[Start of section]

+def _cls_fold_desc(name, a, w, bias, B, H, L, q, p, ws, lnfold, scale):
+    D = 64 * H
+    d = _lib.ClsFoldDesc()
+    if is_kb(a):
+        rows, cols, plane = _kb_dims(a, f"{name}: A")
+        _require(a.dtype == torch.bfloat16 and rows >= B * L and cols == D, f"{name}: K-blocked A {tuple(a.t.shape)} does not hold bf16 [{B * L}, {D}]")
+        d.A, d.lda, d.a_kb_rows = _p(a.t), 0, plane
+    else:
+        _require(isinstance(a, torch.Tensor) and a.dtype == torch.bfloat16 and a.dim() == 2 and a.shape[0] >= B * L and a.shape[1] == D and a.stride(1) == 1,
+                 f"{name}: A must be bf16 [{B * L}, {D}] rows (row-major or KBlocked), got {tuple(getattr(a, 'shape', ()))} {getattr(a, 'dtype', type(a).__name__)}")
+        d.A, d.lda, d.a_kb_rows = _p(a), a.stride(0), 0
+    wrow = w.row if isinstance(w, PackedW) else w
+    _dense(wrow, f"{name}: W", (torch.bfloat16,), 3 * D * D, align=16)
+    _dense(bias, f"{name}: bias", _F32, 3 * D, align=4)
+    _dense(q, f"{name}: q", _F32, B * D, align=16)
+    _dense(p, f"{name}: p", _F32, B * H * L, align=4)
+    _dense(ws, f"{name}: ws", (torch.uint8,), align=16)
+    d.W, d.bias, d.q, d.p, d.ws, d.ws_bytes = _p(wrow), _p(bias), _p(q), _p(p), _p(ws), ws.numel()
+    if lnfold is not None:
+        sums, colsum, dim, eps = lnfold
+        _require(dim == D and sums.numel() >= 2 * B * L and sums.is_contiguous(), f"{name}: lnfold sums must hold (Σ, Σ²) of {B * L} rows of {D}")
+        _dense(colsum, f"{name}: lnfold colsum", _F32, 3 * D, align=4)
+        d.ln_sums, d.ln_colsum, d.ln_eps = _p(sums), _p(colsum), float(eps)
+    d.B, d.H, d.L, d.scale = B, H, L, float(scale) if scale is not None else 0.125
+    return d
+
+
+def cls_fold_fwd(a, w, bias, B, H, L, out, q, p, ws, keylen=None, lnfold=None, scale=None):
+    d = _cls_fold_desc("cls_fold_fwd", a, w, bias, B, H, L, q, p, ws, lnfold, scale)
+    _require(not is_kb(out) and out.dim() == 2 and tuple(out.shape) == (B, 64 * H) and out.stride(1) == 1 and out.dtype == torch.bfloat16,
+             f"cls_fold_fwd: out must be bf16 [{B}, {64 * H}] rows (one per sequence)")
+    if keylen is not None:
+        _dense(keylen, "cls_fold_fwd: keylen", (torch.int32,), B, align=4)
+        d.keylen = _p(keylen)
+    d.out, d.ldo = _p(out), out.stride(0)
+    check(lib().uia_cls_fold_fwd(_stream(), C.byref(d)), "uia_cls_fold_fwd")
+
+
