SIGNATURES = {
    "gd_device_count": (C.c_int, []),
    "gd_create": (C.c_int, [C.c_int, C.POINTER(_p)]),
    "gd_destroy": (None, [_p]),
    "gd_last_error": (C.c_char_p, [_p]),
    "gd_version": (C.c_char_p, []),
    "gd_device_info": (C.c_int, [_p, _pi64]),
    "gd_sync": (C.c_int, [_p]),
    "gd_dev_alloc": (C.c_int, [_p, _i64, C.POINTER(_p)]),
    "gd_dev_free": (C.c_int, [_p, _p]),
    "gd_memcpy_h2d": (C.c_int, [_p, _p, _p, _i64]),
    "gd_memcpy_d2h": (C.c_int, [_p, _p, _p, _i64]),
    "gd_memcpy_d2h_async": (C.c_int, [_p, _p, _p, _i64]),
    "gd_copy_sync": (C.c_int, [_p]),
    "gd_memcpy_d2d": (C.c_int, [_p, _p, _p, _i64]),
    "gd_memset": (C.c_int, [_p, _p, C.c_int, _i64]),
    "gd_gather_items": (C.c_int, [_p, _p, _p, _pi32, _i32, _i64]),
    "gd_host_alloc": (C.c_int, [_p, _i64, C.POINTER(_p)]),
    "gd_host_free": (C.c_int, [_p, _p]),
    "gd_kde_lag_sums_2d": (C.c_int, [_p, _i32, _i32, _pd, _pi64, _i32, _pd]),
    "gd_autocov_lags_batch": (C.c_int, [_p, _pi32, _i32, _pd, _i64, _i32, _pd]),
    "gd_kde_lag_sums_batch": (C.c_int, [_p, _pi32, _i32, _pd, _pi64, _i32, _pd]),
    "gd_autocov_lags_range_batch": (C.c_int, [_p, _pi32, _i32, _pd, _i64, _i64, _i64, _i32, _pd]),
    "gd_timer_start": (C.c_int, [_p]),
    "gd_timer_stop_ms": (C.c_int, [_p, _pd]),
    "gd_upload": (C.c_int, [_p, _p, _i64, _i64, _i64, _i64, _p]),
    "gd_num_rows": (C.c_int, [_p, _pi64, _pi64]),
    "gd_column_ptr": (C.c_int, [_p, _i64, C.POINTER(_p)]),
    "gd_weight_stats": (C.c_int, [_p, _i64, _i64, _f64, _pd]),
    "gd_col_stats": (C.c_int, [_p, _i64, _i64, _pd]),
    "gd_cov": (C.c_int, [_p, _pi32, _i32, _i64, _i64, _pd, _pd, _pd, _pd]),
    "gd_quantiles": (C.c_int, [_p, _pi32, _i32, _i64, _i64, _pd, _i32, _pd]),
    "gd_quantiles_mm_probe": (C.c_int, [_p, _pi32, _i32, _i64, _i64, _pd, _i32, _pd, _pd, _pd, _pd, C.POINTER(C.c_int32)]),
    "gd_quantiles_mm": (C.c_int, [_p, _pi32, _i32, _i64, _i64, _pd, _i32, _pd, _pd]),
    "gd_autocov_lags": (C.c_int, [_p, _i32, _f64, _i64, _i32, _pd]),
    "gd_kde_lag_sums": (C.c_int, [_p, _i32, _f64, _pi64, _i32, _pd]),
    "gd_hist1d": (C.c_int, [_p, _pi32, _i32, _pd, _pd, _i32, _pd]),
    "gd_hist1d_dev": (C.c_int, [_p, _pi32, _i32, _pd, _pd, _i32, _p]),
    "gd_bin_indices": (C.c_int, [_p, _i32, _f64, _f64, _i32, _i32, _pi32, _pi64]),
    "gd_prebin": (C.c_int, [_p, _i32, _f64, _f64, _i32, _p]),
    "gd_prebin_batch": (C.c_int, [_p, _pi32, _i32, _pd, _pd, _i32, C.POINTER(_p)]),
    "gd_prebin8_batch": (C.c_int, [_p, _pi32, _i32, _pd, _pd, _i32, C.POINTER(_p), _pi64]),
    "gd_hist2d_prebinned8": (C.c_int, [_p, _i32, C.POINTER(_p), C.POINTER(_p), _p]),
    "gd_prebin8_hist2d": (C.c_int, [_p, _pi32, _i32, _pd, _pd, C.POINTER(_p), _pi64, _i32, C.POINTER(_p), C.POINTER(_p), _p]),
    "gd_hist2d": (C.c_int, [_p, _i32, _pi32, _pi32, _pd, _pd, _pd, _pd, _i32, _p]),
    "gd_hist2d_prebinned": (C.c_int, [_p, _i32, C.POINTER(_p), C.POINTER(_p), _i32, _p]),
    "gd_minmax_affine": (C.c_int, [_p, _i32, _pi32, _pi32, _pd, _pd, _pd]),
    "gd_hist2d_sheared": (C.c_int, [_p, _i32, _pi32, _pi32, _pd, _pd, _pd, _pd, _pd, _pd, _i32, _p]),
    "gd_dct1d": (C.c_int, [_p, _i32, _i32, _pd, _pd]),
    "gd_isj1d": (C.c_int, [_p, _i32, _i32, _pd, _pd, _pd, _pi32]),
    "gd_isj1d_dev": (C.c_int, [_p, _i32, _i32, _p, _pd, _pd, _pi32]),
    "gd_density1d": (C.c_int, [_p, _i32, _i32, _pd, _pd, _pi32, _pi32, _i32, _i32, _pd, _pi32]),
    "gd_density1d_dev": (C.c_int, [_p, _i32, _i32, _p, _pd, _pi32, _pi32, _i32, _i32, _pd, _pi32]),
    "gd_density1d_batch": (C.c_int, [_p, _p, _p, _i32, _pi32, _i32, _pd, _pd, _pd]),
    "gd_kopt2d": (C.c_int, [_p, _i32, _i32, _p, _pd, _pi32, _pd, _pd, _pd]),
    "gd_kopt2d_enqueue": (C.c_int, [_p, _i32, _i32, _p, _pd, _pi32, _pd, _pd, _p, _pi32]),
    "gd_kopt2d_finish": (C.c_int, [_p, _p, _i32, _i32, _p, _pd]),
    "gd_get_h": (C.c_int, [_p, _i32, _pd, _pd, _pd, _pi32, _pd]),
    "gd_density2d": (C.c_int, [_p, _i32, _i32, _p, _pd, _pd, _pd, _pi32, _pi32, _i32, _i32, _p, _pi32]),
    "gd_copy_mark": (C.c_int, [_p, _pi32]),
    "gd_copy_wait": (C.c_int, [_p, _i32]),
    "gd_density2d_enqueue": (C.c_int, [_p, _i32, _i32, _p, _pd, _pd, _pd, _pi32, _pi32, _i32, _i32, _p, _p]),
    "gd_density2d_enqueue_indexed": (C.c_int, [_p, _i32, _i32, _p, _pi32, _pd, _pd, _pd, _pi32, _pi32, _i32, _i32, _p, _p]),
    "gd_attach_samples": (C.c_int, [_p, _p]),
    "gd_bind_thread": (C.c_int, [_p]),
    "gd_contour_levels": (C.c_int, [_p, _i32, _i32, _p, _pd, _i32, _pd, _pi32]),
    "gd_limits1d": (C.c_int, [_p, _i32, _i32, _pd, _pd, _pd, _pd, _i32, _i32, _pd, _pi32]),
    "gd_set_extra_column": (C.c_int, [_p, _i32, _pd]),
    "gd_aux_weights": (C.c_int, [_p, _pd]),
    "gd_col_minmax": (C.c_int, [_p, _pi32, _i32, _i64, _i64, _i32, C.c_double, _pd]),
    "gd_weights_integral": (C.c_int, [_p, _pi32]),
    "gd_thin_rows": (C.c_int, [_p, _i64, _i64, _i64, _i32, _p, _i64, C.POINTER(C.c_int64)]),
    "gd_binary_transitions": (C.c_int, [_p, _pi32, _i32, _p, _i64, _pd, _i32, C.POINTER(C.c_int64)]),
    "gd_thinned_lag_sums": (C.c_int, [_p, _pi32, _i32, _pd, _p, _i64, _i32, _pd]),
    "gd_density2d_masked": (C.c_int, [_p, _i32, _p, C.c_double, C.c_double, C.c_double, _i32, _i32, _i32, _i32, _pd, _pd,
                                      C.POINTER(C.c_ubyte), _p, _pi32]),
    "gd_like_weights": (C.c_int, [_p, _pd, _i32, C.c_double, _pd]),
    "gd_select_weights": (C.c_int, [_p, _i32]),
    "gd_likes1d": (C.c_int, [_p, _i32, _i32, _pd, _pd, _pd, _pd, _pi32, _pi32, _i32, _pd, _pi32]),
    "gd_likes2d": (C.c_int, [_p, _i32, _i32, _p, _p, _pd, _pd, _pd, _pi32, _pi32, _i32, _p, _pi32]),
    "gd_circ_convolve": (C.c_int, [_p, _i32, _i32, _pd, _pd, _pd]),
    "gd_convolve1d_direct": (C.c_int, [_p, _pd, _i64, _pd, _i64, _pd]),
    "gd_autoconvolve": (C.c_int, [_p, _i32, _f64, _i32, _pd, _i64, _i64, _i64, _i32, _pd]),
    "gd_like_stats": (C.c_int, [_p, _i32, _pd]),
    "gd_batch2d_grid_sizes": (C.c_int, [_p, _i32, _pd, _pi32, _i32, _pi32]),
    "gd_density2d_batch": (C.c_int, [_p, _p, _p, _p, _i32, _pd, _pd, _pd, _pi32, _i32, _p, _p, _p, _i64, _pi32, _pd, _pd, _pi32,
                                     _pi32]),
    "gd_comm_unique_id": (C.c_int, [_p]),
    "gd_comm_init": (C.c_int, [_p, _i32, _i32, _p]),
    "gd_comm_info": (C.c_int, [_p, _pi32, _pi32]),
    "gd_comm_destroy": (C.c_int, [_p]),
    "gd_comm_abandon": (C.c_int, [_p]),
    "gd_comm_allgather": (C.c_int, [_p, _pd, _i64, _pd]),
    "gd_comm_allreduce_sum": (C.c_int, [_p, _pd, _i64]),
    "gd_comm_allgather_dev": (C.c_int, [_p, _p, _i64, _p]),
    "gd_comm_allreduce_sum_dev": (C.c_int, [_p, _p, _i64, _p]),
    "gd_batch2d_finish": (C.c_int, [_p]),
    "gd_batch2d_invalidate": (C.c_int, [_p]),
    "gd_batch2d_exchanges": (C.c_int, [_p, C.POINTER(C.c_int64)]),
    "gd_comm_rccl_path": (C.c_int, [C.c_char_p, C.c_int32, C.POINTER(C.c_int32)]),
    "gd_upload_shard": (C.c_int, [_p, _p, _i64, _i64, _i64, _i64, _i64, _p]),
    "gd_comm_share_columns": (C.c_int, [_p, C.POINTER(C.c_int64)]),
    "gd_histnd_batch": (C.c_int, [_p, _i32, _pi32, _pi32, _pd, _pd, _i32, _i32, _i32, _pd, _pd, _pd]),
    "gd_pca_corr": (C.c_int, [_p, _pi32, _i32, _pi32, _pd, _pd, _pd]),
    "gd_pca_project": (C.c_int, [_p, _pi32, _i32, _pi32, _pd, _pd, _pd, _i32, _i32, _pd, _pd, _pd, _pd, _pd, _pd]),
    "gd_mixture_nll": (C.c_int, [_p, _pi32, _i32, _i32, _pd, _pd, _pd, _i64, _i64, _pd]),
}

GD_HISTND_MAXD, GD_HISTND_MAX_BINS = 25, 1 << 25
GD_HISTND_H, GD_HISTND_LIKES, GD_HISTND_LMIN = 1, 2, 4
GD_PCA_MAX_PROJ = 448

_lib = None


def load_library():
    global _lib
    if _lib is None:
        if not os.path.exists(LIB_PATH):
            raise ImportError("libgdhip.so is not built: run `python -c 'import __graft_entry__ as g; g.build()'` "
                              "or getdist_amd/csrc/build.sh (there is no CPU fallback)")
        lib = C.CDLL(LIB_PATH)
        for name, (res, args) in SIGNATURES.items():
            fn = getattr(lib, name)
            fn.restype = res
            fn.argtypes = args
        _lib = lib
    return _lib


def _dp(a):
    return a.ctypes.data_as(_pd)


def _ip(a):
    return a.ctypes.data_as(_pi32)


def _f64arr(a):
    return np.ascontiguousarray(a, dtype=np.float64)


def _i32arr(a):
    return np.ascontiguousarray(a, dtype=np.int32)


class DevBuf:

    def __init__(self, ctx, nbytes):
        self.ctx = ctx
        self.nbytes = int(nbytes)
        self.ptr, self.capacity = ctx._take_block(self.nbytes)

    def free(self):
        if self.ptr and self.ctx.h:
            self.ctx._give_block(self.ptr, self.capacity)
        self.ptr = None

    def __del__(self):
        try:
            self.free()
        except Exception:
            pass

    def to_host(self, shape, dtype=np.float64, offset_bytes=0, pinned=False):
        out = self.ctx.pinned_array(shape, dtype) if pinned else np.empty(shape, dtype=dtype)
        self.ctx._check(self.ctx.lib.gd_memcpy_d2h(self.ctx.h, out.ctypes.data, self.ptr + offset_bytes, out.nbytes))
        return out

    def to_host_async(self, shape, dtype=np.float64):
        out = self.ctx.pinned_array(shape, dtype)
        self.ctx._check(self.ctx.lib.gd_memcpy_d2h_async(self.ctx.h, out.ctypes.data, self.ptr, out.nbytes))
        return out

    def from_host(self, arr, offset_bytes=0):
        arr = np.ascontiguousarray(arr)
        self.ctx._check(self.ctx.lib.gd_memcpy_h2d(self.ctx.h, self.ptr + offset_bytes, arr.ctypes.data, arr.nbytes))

[End of section]

Requirement:
Reproduce exactly the lines that run from the start of the records to the line with "(torch.int32,), B, align=4)", both included.

Answer box:
+def _cls_fold_desc(name, a, w, bias, B, H, L, q, p, ws, lnfold, scale):
+    D = 64 * H
+    d = _lib.ClsFoldDesc()
+    if is_kb(a):
+        rows, cols, plane = _kb_dims(a, f"{name}: A")
+        _require(a.dtype == torch.bfloat16 and rows >= B * L and cols == D, f"{name}: K-blocked A {tuple(a.t.shape)} does not hold bf16 [{B * L}, {D}]")
+        d.A, d.lda, d.a_kb_rows = _p(a.t), 0, plane
+    else:
+        _require(isinstance(a, torch.Tensor) and a.dtype == torch.bfloat16 and a.dim() == 2 and a.shape[0] >= B * L and a.shape[1] == D and a.stride(1) == 1,
+                 f"{name}: A must be bf16 [{B * L}, {D}] rows (row-major or KBlocked), got {tuple(getattr(a, 'shape', ()))} {getattr(a, 'dtype', type(a).__name__)}")
+        d.A, d.lda, d.a_kb_rows = _p(a), a.stride(0), 0
+    wrow = w.row if isinstance(w, PackedW) else w
+    _dense(wrow, f"{name}: W", (torch.bfloat16,), 3 * D * D, align=16)
+    _dense(bias, f"{name}: bias", _F32, 3 * D, align=4)
+    _dense(q, f"{name}: q", _F32, B * D, align=16)
+    _dense(p, f"{name}: p", _F32, B * H * L, align=4)
+    _dense(ws, f"{name}: ws", (torch.uint8,), align=16)
+    d.W, d.bias, d.q, d.p, d.ws, d.ws_bytes = _p(wrow), _p(bias), _p(q), _p(p), _p(ws), ws.numel()
+    if lnfold is not None:
+        sums, colsum, dim, eps = lnfold
+        _require(dim == D and sums.numel() >= 2 * B * L and sums.is_contiguous(), f"{name}: lnfold sums must hold (Σ, Σ²) of {B * L} rows of {D}")
+        _dense(colsum, f"{name}: lnfold colsum", _F32, 3 * D, align=4)
+        d.ln_sums, d.ln_colsum, d.ln_eps = _p(sums), _p(colsum), float(eps)
+    d.B, d.H, d.L, d.scale = B, H, L, float(scale) if scale is not None else 0.125
+    return d
+
+
+def cls_fold_fwd(a, w, bias, B, H, L, out, q, p, ws, keylen=None, lnfold=None, scale=None):
+    d = _cls_fold_desc("cls_fold_fwd", a, w, bias, B, H, L, q, p, ws, lnfold, scale)
+    _require(not is_kb(out) and out.dim() == 2 and tuple(out.shape) == (B, 64 * H) and out.stride(1) == 1 and out.dtype == torch.bfloat16,
+             f"cls_fold_fwd: out must be bf16 [{B}, {64 * H}] rows (one per sequence)")
+    if keylen is not None:
+        _dense(keylen, "cls_fold_fwd: keylen", (torch.int32,), B, align=4)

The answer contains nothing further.